Consider the integral $I :=$ $\int^{0}_{-t_{0}} e^{iat+bt} dt$, then it is true that $$ I = \frac{(1-e^{-(ia+b)t_{0}})}{ia+b} $$
I am now interested on the case where $ {t_{0}\to -\infty} $. Wolfram Alpha says that for $Re(b)>Im(a)$ it converges to $I = \frac{1}{ia+b} $
For my case I even have $a,b \in \mathbb{R}$ but I am still interested why this is the case. A hint where or at what to look would be very helpful, thanks!
On
If $a,b \in \mathbb{R}$.
$$|e^{(a+bi)t}|=e^{at}|e^{bi t}|=e^{at}$$
So long as $a>0$, then the expression tends to $0+0i$ as $t \to -\infty$ no matter the value of $b$. Otherwise if $a=0$ then the expression fluctuates as sine and cosine fluctuate. If $a<0$ then because the magnitude of the complex number $e^{(a+bi)t}$ diverges, then so does the complex number itself.
So if $\Re z>0$ then $e^{zt}$ converges, otherwise it diverges.
If $z=b+ai=\Re b+i \Im b+i \Re a-\Im a$
Then $\Re z>0$ if and only if $\Re b> \Im a$.

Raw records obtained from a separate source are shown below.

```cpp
inline std::vector<unsigned short> pack_w3(const LayerSizes &L, const std::vector<float> &W3, const std::vector<float> &b3, int &shift) {
    shift = image_shift(max_abs(b3.data(), b3.size(), max_abs(W3.data(), W3.size())));
    const float pow2 = std::ldexp(1.0f, shift);
    SplitImage out((size_t)256 * 3);
    for (int c = 0; c < 256; ++c)
        for (int kk = 0; kk < 3; ++kk)
            for (int lane = 0; lane < 64; ++lane)
                for (int j = 0; j < 8; ++j) {
                    const int u = lane & 31, k = 16 * kk + 8 * (lane >> 5) + j;
                    float v = 0.0f;
                    if (u < L.l3_units && k < L.t_pos) v = W3[((size_t)c * L.t_pos + k) * L.l3_units + u];
                    else if (u < L.l3_units && k == L.t_pos) v = b3[(size_t)c * L.l3_units + u];
                    out.put((size_t)c * 3 + kk, lane, j, v * pow2);
                }
    return out.data;
}

inline std::vector<unsigned short> pack_w4(const LayerSizes &L, const std::vector<float> &W4, int &shift) {
    shift = image_shift(max_abs(W4.data(), W4.size()));
    const float pow2 = std::ldexp(1.0f, shift);
    SplitImage out((size_t)L.l34_groups * L.l34_ks * 6);
    for (int cg = 0; cg < L.l34_groups; ++cg)
        for (int ks = 0; ks < L.l34_ks; ++ks)
            for (int nb = 0; nb < 6; ++nb)
                for (int lane = 0; lane < 64; ++lane)
                    for (int j = 0; j < 8; ++j) {
                        const int u = 2 * ks + (lane >> 5), col = nb * 32 + (lane & 31);
                        out.put(((size_t)cg * L.l34_ks + ks) * 6 + nb, lane, j, W4[((size_t)u * 256 + cg * L.l34_ch + j) * L.l4_units + col] * pow2);
                    }
    return out.data;
}

inline std::vector<unsigned short> pack_w5(const LayerSizes &L, const std::vector<float> &W5all, int (&shift)[4]) {
    SplitImage out((size_t)4 * 12 * 3);
    for (int k5 = 0; k5 < 4; ++k5) {
        const float *W5 = W5all.data() + (size_t)k5 * L.l4_units * L.l5_units;
        shift[k5] = image_shift(max_abs(W5, (size_t)L.l4_units * L.l5_units));
        const float p5 = std::ldexp(1.0f, shift[k5]);
        for (int ks = 0; ks < 12; ++ks)
            for (int nb = 0; nb < 3; ++nb)
                for (int lane = 0; lane < 64; ++lane)
                    for (int j = 0; j < 8; ++j) {
                        const int k = 16 * ks + 8 * (lane >> 5) + j, n = nb * 32 + (lane & 31);
                        out.put(((size_t)k5 * 12 + ks) * 3 + nb, lane, j, W5[(size_t)k * L.l5_units + n] * p5);
                    }
    }
    return out.data;
}

inline std::vector<unsigned short> pack_wh(const std::vector<float> *tensors, int (&shift)[4], std::vector<float> &bh) {
    SplitImage out((size_t)4 * 6 * 2);
    bh.assign(4 * 64, 0.0f);
    for (int k5 = 0; k5 < 4; ++k5) {
        const std::vector<float> &Wh = tensors[CLAIR_T_HEAD_GT21_KERNEL + 2 * k5], &b = tensors[CLAIR_T_HEAD_GT21_BIAS + 2 * k5];
        shift[k5] = image_shift(max_abs(Wh.data(), Wh.size()));
        const float ph = std::ldexp(1.0f, shift[k5]);
        for (int ks = 0; ks < 6; ++ks)
            for (int nb = 0; nb < 2; ++nb)
                for (int lane = 0; lane < 64; ++lane)
                    for (int j = 0; j < 8; ++j) {
                        const int k = 16 * ks + 8 * (lane >> 5) + j, c = nb * 32 + (lane & 31);
                        if (c < HEAD_SIZE[k5]) out.put(((size_t)k5 * 6 + ks) * 2 + nb, lane, j, Wh[(size_t)k * HEAD_SIZE[k5] + c] * ph);
                    }
        for (int j = 0; j < HEAD_SIZE[k5]; ++j) bh[k5 * 64 + j] = b[j];
    }
    return out.data;
}

struct WeightImages {
    std::vector<float> bx1, bx2;
    std::vector<unsigned short> wh1s, wh2s, wx1s;
    std::vector<unsigned short> wx2s;
    std::vector<unsigned short> w3s, w4s;
    std::vector<unsigned short> w5s, whs;
    std::vector<float> b4, b5, bh;
    int w3_shift = 0, w4_shift = 0, w5_shift[4] = {0, 0, 0, 0}, wh_shift[4] = {0, 0, 0, 0};
};

inline WeightImages build_weight_images(const LayerSizes &L, const std::vector<float> *T) {
    WeightImages m;
    m.bx1 = pack_bias32(T[CLAIR_T_LSTM1_FW_BIAS], T[CLAIR_T_LSTM1_BW_BIAS]);
    m.bx2 = pack_bias32(T[CLAIR_T_LSTM2_FW_BIAS], T[CLAIR_T_LSTM2_BW_BIAS]);
    m.wx2s = pack_wx2(T[CLAIR_T_LSTM2_FW_KERNEL], T[CLAIR_T_LSTM2_BW_KERNEL]);
    m.wh1s = pack_wt32(T[CLAIR_T_LSTM1_FW_KERNEL], T[CLAIR_T_LSTM1_BW_KERNEL], L.f_in, 8);
    m.wh2s = pack_wt32(T[CLAIR_T_LSTM2_FW_KERNEL], T[CLAIR_T_LSTM2_BW_KERNEL], 2 * L.hid, 8);
    m.wx1s = pack_wt32(T[CLAIR_T_LSTM1_FW_KERNEL], T[CLAIR_T_LSTM1_BW_KERNEL], 0, 2, (float)(1 << L.l32_x_shift));
    m.w3s = pack_w3(L, T[CLAIR_T_L3_KERNEL], T[CLAIR_T_L3_BIAS], m.w3_shift);
    m.w4s = pack_w4(L, T[CLAIR_T_L4_KERNEL], m.w4_shift);
    m.b4 = T[CLAIR_T_L4_BIAS];
    m.w5s = pack_w5(L, T[CLAIR_T_L5_KERNEL], m.w5_shift);
    m.b5 = T[CLAIR_T_L5_BIAS];
    m.whs = pack_wh(T, m.wh_shift, m.bh);
    return m;
}

}
```

Measured before the change: 8.622 million candidates/s.

## Switch input-projection GEMM from 32x32x16 to 16x16x32 MFMA tiles

Rewrites the split-fp16 input-projection GEMM so each wave issues v_mfma_f32_16x16x32_f16 over a 4x4 grid of 16x16 tiles instead of 32x32x16 over 2x2 tiles. The weight image is repacked to match, the LDS swizzle and fragment reads change to 16-row lanes with 32-wide K chunks, and the bias and output store layouts are remapped. The aim is higher MFMA throughput and fewer LDS reads per K step on MI355X, at the cost of more instructions per tile and retuned DMA and store interleaving. A debug tap is also adjusted to read the zx workspace.

```diff
diff --git a/clair_amd/csrc/engine.hip b/clair_amd/csrc/engine.hip
--- a/clair_amd/csrc/engine.hip
+++ b/clair_amd/csrc/engine.hip
@@ -1504,8 +1504,11 @@
     switch (which) {
         case 4: if (!e->tap_l3) return fail(e, "clair_debug_read: tap 4 needs CLAIR_AMD_TAP_L3=1 at engine creation");
                 src = l.zx.as<float>(); avail = np * L3_OUT; break;
-        case 5: if (!e->l34_stamps) return fail(e, "clair_debug_read: tap 5 needs CLAIR_AMD_L34_STAMPS=1 at engine creation");
-                src = l.zx.as<float>(); avail = ((np + L34_CAND - 1) / L34_CAND) * L4_SPLITS * 8 * 16 * 2; break;
+        case 5: if (e->tap_l3) return fail(e, "clair_debug_read: tap 5 is not valid with CLAIR_AMD_TAP_L3=1 (l3 overwrites the zx workspace)");
+                src = l.zx.as<float>();
+                if (e->l34_stamps) avail = ((np + L34_CAND - 1) / L34_CAND) * L4_SPLITS * 8 * 16 * 2;
+                else avail = (int64_t)T_POS * np * 1024;
+                break;
         case 3: {
             avail = (int64_t)L4_SPLITS * np * L4_UNITS;
             if (count > avail) return fail(e, "clair_debug_read: asked %lld floats, tap 3 holds %lld", (long long)count, (long long)avail);
diff --git a/clair_amd/csrc/gemm_split.hip.h b/clair_amd/csrc/gemm_split.hip.h
--- a/clair_amd/csrc/gemm_split.hip.h
+++ b/clair_amd/csrc/gemm_split.hip.h
@@ -6,6 +6,13 @@
 namespace clair {
 
 typedef unsigned short f16bits_t;
+
+__device__ __forceinline__ void mfma16_av(f32x4 &acc, const f16x8 &w, const f16x8 &b) {
+    asm volatile("v_mfma_f32_16x16x32_f16 %0, %1, %2, %0" : "+v"(acc) : "a"(w), "v"(b));
+}
+__device__ __forceinline__ void mfma16_av_first(f32x4 &acc, const f16x8 &w, const f16x8 &b, const f32x4 &c) {
+    asm volatile("v_mfma_f32_16x16x32_f16 %0, %1, %2, %3" : "=&v"(acc) : "a"(w), "v"(b), "v"(c));
+}
 
 struct GemmSplitArgs {
     const f16bits_t *X3;
@@ -22,7 +29,8 @@
 constexpr int GS_PLANE = GS_ROWS * 32;
 constexpr int GS_PHASE = 2 * 2 * GS_PLANE;
 
-__device__ __forceinline__ int split_lds_off(int row, int chunk) { return row * 32 + ((chunk ^ ((row >> 3) & 3)) << 3); }
+__device__ __forceinline__ int split_lds_swz(int row) { return (0 - (row >> 2)) & 3; }
+__device__ __forceinline__ int split_lds_off(int row, int chunk) { return row * 32 + ((chunk ^ split_lds_swz(row)) << 3); }
 
 constexpr int GS_RING = 4;
 
@@ -33,7 +41,7 @@
     const int tid = threadIdx.x;
     const int lane = tid & 63;
     const int wave = __builtin_amdgcn_readfirstlane(tid >> 6);
-    const int l32 = lane & 31, lh = lane >> 5;
+    const int l16 = lane & 15, lq = lane >> 4;
     const int xcd = block & 7, local = block >> 3;
     const int gtile = local & 3, group = local >> 2;
     const int x_tiles = (p.m_rows + GS_ROWS - 1) / GS_ROWS;
@@ -51,38 +59,34 @@
         return ((gtile >> 1) ? T_POS - 1 - s_ : s_) * npairs + xcd + 8 * k;
     };
 
-    f16x8 Wr[2][16][2];
+    f16x8 Wr[4][8][2];
     {
-        const f16x8 *wp = (const f16x8 *)p.W3 + ((size_t)slice * (2 * 16 * 2 * 64)) + lane;
-#pragma unroll
-        for (int mi = 0; mi < 2; ++mi)
-#pragma unroll
-            for (int kk = 0; kk < 16; ++kk)
-#pragma unroll
-                for (int pl = 0; pl < 2; ++pl) Wr[mi][kk][pl] = wp[((mi * 16 + kk) * 2 + pl) * 64];
-#pragma unroll
-        for (int mi = 0; mi < 2; ++mi)
-#pragma unroll
-            for (int kk = 0; kk < 16; ++kk)
+        const f16x8 *wp = (const f16x8 *)p.W3 + ((size_t)slice * (4 * 8 * 2 * 64)) + lane;
+#pragma unroll
+        for (int mi = 0; mi < 4; ++mi)
+#pragma unroll
+            for (int kk = 0; kk < 8; ++kk)
+#pragma unroll
+                for (int pl = 0; pl < 2; ++pl) Wr[mi][kk][pl] = wp[((mi * 8 + kk) * 2 + pl) * 64];
+#pragma unroll
+        for (int mi = 0; mi < 4; ++mi)
+#pragma unroll
+            for (int kk = 0; kk < 8; ++kk)
 #pragma unroll
                 for (int pl = 0; pl < 2; ++pl) asm volatile("" : "+a"(Wr[mi][kk][pl]));
     }
-    f32x4 bq[2][4];
-#pragma unroll
-    for (int mi = 0; mi < 2; ++mi)
-#pragma unroll
-        for (int a = 0; a < 4; ++a) bq[mi][a] = *(const f32x4 *)(p.bias + slice * 64 + mi * 32 + 8 * a + 4 * lh);
-#pragma unroll
-    for (int mi = 0; mi < 2; ++mi)
-#pragma unroll
-        for (int a = 0; a < 4; ++a) asm volatile("" : "+v"(bq[mi][a]));
+    f32x4 bq[4];
+#pragma unroll
+    for (int mi = 0; mi < 4; ++mi) bq[mi] = *(const f32x4 *)(p.bias + slice * 64 + mi * 16 + 4 * lq);
+#pragma unroll
+    for (int mi = 0; mi < 4; ++mi) asm volatile("" : "+v"(bq[mi]));
     CLAIR_VMWAIT(0);
 
     const int my_slab = wave >> 1, my_plane = wave & 1;
     unsigned lane_off[4];
 #pragma unroll
     for (int j = 0; j < 4; ++j) {
-        const int row = 16 * j + (lane >> 2), c = (lane & 3) ^ ((row >> 3) & 3);
+        const int row = 16 * j + (lane >> 2), c = (lane & 3) ^ split_lds_swz(row);
         lane_off[j] = (unsigned)(row * 512 + c * 16);
     }
     const f16bits_t *my_base = p.X3 + (size_t)my_plane * p.m_rows * 256 + my_slab * 32;
@@ -93,22 +97,16 @@
         return my_base + ((size_t)xt_of(q >> 2) * GS_ROWS * 256) + (q & 3) * 64;
     };
     auto dma = [&](int P, int j) { glds16_s(lane_off[j], phase_base(P), lds0 + (unsigned)((P & (GS_RING - 1)) * GS_PHASE * 2 + j * 1024)); };
-    auto fread = [&](f16x8 (&xf)[2][2][2], int slot, int sl) {
-#pragma unroll
-        for (int kk = 0; kk < 2; ++kk)
-#pragma unroll
-            for (int pl = 0; pl < 2; ++pl)
-#pragma unroll
-                for (int ni = 0; ni < 2; ++ni)
-                    xf[kk][pl][ni] = *(const f16x8 *)&Xs[slot][(sl * 2 + pl) * GS_PLANE + split_lds_off(ni * 32 + l32, 2 * kk + lh)];
-    };
-
-    auto fread1 = [&](f16x8 (&xf)[2][2][2], int slot, int sl, int i) {
-        const int kk = i >> 2, pl = (i >> 1) & 1, ni = i & 1;
-        xf[kk][pl][ni] = *(const f16x8 *)&Xs[slot][(sl * 2 + pl) * GS_PLANE + split_lds_off(ni * 32 + l32, 2 * kk + lh)];
-    };
-
-    f16x8 xa[2][2][2], xb[2][2][2];
+    auto fread1 = [&](f16x8 (&xf)[2][4], int slot, int sl, int i) {
+        const int pl = i >> 2, ni = i & 3;
+        xf[pl][ni] = *(const f16x8 *)&Xs[slot][(sl * 2 + pl) * GS_PLANE + split_lds_off(ni * 16 + l16, lq)];
+    };
+    auto fread = [&](f16x8 (&xf)[2][4], int slot, int sl) {
+#pragma unroll
+        for (int i = 0; i < 8; ++i) fread1(xf, slot, sl, i);
+    };
+
+    f16x8 xa[2][4], xb[2][4];
 #pragma unroll
     for (int P = 0; P < 3; ++P)
 #pragma unroll
@@ -117,31 +115,23 @@
     __syncthreads();
     fread(xa, 0, 0);
 
-    f32x16 accs[2][2][2];
-    f32x16 bias16[2];
-#pragma unroll
-    for (int mi = 0; mi < 2; ++mi)
-#pragma unroll
-        for (int a = 0; a < 4; ++a) {
-            bias16[mi][4 * a] = bq[mi][a][0]; bias16[mi][4 * a + 1] = bq[mi][a][1];
-            bias16[mi][4 * a + 2] = bq[mi][a][2]; bias16[mi][4 * a + 3] = bq[mi][a][3];
-        }
-    asm volatile("" : "+v"(bias16[0]), "+v"(bias16[1]));
+    f32x4 accs[2][4][4];
+    const int lane_st = (lane >> 5) * 256 + (((lane >> 4) & 1) * 32 + l16) * 4;
     size_t gate_off[2];
 #pragma unroll
-    for (int mi = 0; mi < 2; ++mi) {
-        const int gblk = slice * 2 + mi;
-        gate_off[mi] = ((size_t)(gblk >> 4) * p.ntiles * T_POS * 16 + (gblk & 15)) * 1024;
-    }
-    auto tile_off = [&](int xt, int ni) -> size_t {
-        const int xblk = xt * 2 + ni;
+    for (int mb = 0; mb < 2; ++mb) {
+        const int gblk = slice * 2 + mb;
+        gate_off[mb] = ((size_t)(gblk >> 4) * p.ntiles * T_POS * 16 + (gblk & 15)) * 1024;
+    }
+    auto tile_off = [&](int xt, int nb) -> size_t {
+        const int xblk = xt * 2 + nb;
         const int t = xblk / p.ntiles, tile = xblk - t * p.ntiles;
         return ((size_t)tile * T_POS + t) * 16 * 1024;
     };
-    auto store_piece = [&](const f32x16 (&acc)[2][2], const size_t (&toff)[2], int j) {
-        const int ni = j >> 3, mi = (j >> 2) & 1, a = j & 3;
-        f32x4 *dst = (f32x4 *)(p.C + gate_off[mi] + toff[ni] + a * 256) + lane;
-        __builtin_nontemporal_store((f32x4){acc[mi][ni][4 * a], acc[mi][ni][4 * a + 1], acc[mi][ni][4 * a + 2], acc[mi][ni][4 * a + 3]}, dst);
+    auto store_piece = [&](const f32x4 (&acc)[4][4], const size_t (&toff)[2], int j) {
+        const int ni = j >> 2, mi = j & 3;
+        f32x4 *dst = (f32x4 *)(p.C + gate_off[mi >> 1] + toff[ni >> 1] + (mi & 1) * 512 + (ni & 1) * 64 + lane_st);
+        __builtin_nontemporal_store(acc[mi][ni], dst);
     };
     auto publish = [&](int xt) {
         if (!FUSED) return;
@@ -155,34 +145,34 @@
     auto run_tile = [&](auto set_c, auto first_c, int it) {
         constexpr int SET = decltype(set_c)::value;
         constexpr bool FIRST_TILE = decltype(first_c)::value;
-        f32x16 (&acc)[2][2] = accs[SET];
+        f32x4 (&acc)[4][4] = accs[SET];
         const int xt_prev = xt_of(FIRST_TILE ? 0 : it - 1);
         const size_t toff[2] = {tile_off(xt_prev, 0), tile_off(xt_prev, 1)};
 #pragma unroll
         for (int ph = 0; ph < 4; ++ph) {
             const int P = it * 4 + ph;
 #pragma unroll
-            for (int m = 0; m < 24; ++m) {
-                const int kk = m / 12, term = (m % 12) / 4, mi = (m >> 1) & 1, ni = m & 1;
-                if (ph == 0 && m < 4) mfma32_av_first(acc[mi][ni], Wr[mi][0][1], xa[0][0][ni], bias16[mi]);
-                else mfma32_av(acc[mi][ni], Wr[mi][ph * 4 + kk][term == 0 ? 1 : 0], xa[kk][term == 1 ? 1 : 0][ni]);
+            for (int m = 0; m < 48; ++m) {
+                const int term = m >> 4, mi = (m >> 2) & 3, ni = m & 3;
+                if (ph == 0 && m < 16) mfma16_av_first(acc[mi][ni], Wr[mi][0][1], xa[0][ni], bq[mi]);
+                else mfma16_av(acc[mi][ni], Wr[mi][ph * 2][term == 0 ? 1 : 0], xa[term == 1 ? 1 : 0][ni]);
                 __builtin_amdgcn_sched_barrier(0);
                 CLAIR_DBG_FENCE();
-                if (m < 8) fread1(xb, ph, 1, m);
+                if (m < 16 && (m & 1) == 0) fread1(xb, ph, 1, m >> 1);
                 __builtin_amdgcn_sched_barrier(0);
             }
             CLAIR_VMWAIT(4);
             __syncthreads();
             if (FUSED && ph == 3 && !FIRST_TILE) publish(xt_prev);
 #pragma unroll
-            for (int m = 0; m < 24; ++m) {
-                const int kk = m / 12, term = (m % 12) / 4, mi = (m >> 1) & 1, ni = m & 1;
-                mfma32_av(acc[mi][ni], Wr[mi][ph * 4 + 2 + kk][term == 0 ? 1 : 0], xb[kk][term == 1 ? 1 : 0][ni]);
+            for (int m = 0; m < 48; ++m) {
+                const int term = m >> 4, mi = (m >> 2) & 3, ni = m & 3;
+                mfma16_av(acc[mi][ni], Wr[mi][ph * 2 + 1][term == 0 ? 1 : 0], xb[term == 1 ? 1 : 0][ni]);
                 __builtin_amdgcn_sched_barrier(0);
                 CLAIR_DBG_FENCE();
-                if (m < 8) fread1(xa, (ph + 1) & 3, 0, m);
-                if (!FIRST_TILE && ph < 2 && m >= 1 && m <= 8) store_piece(accs[SET ^ 1], toff, ph * 8 + m - 1);
-                if (m >= 10 && m < 18 && (m & 1) == 0) dma(P + 3, (m - 10) >> 1);
+                if (m < 16 && (m & 1) == 0) fread1(xa, (ph + 1) & 3, 0, m >> 1);
+                if (!FIRST_TILE && ph < 2 && m < 16 && (m & 1)) store_piece(accs[SET ^ 1], toff, ph * 8 + (m >> 1));
+                if (m >= 20 && m < 36 && (m & 3) == 0) dma(P + 3, (m - 20) >> 2);
                 __builtin_amdgcn_sched_barrier(0);
             }
         }
@@ -195,8 +185,9 @@
     {
         const int last = n_my - 1, xt = xt_of(last);
         const size_t toff[2] = {tile_off(xt, 0), tile_off(xt, 1)};
-        asm volatile("s_nop 11" : "+v"(accs[0][0][0]), "+v"(accs[0][0][1]), "+v"(accs[0][1][0]), "+v"(accs[0][1][1]),
-                                  "+v"(accs[1][0][0]), "+v"(accs[1][0][1]), "+v"(accs[1][1][0]), "+v"(accs[1][1][1]));
+        asm volatile("s_nop 11");
+#pragma unroll
+        for (int q = 0; q < 32; ++q) asm volatile("" : "+v"(accs[q >> 4][(q >> 2) & 3][q & 3]));
 #pragma unroll
         for (int j = 0; j < 16; ++j) {
             if ((xt * 2 + (j >> 3)) * 32 >= p.m_rows) continue;
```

Lets just consider $z\in\mathbb C$ non-zero and write $$I(t_0)=\int_{-t_0}^0e^{zt}dt$$ for $t_0\geq0$. Then, as you noted, $$I(t_0)=\frac{1-e^{-zt_0}}{z}.$$ Now we have $$\left|\frac{1}{z}-\frac{1-e^{-zt_0}}{z}\right|=\frac{|e^{-zt_0}|}{|z|}=\frac{e^{-Re(z)t_0}}{|z|}.$$ So if $Re(z)>0$ the right-hand side goes to zero, hence $I(t_0)$ converges to $\frac{1}{z}$ as $t_0\to\infty$.
Now if we write $z=ia+b$ where $a,b\in \mathbb C$, then $Re(z)=Re(b)-Im(a)$, so the condition $Re(z)>0$ is equivalent to $Re(b)>Im(a)$.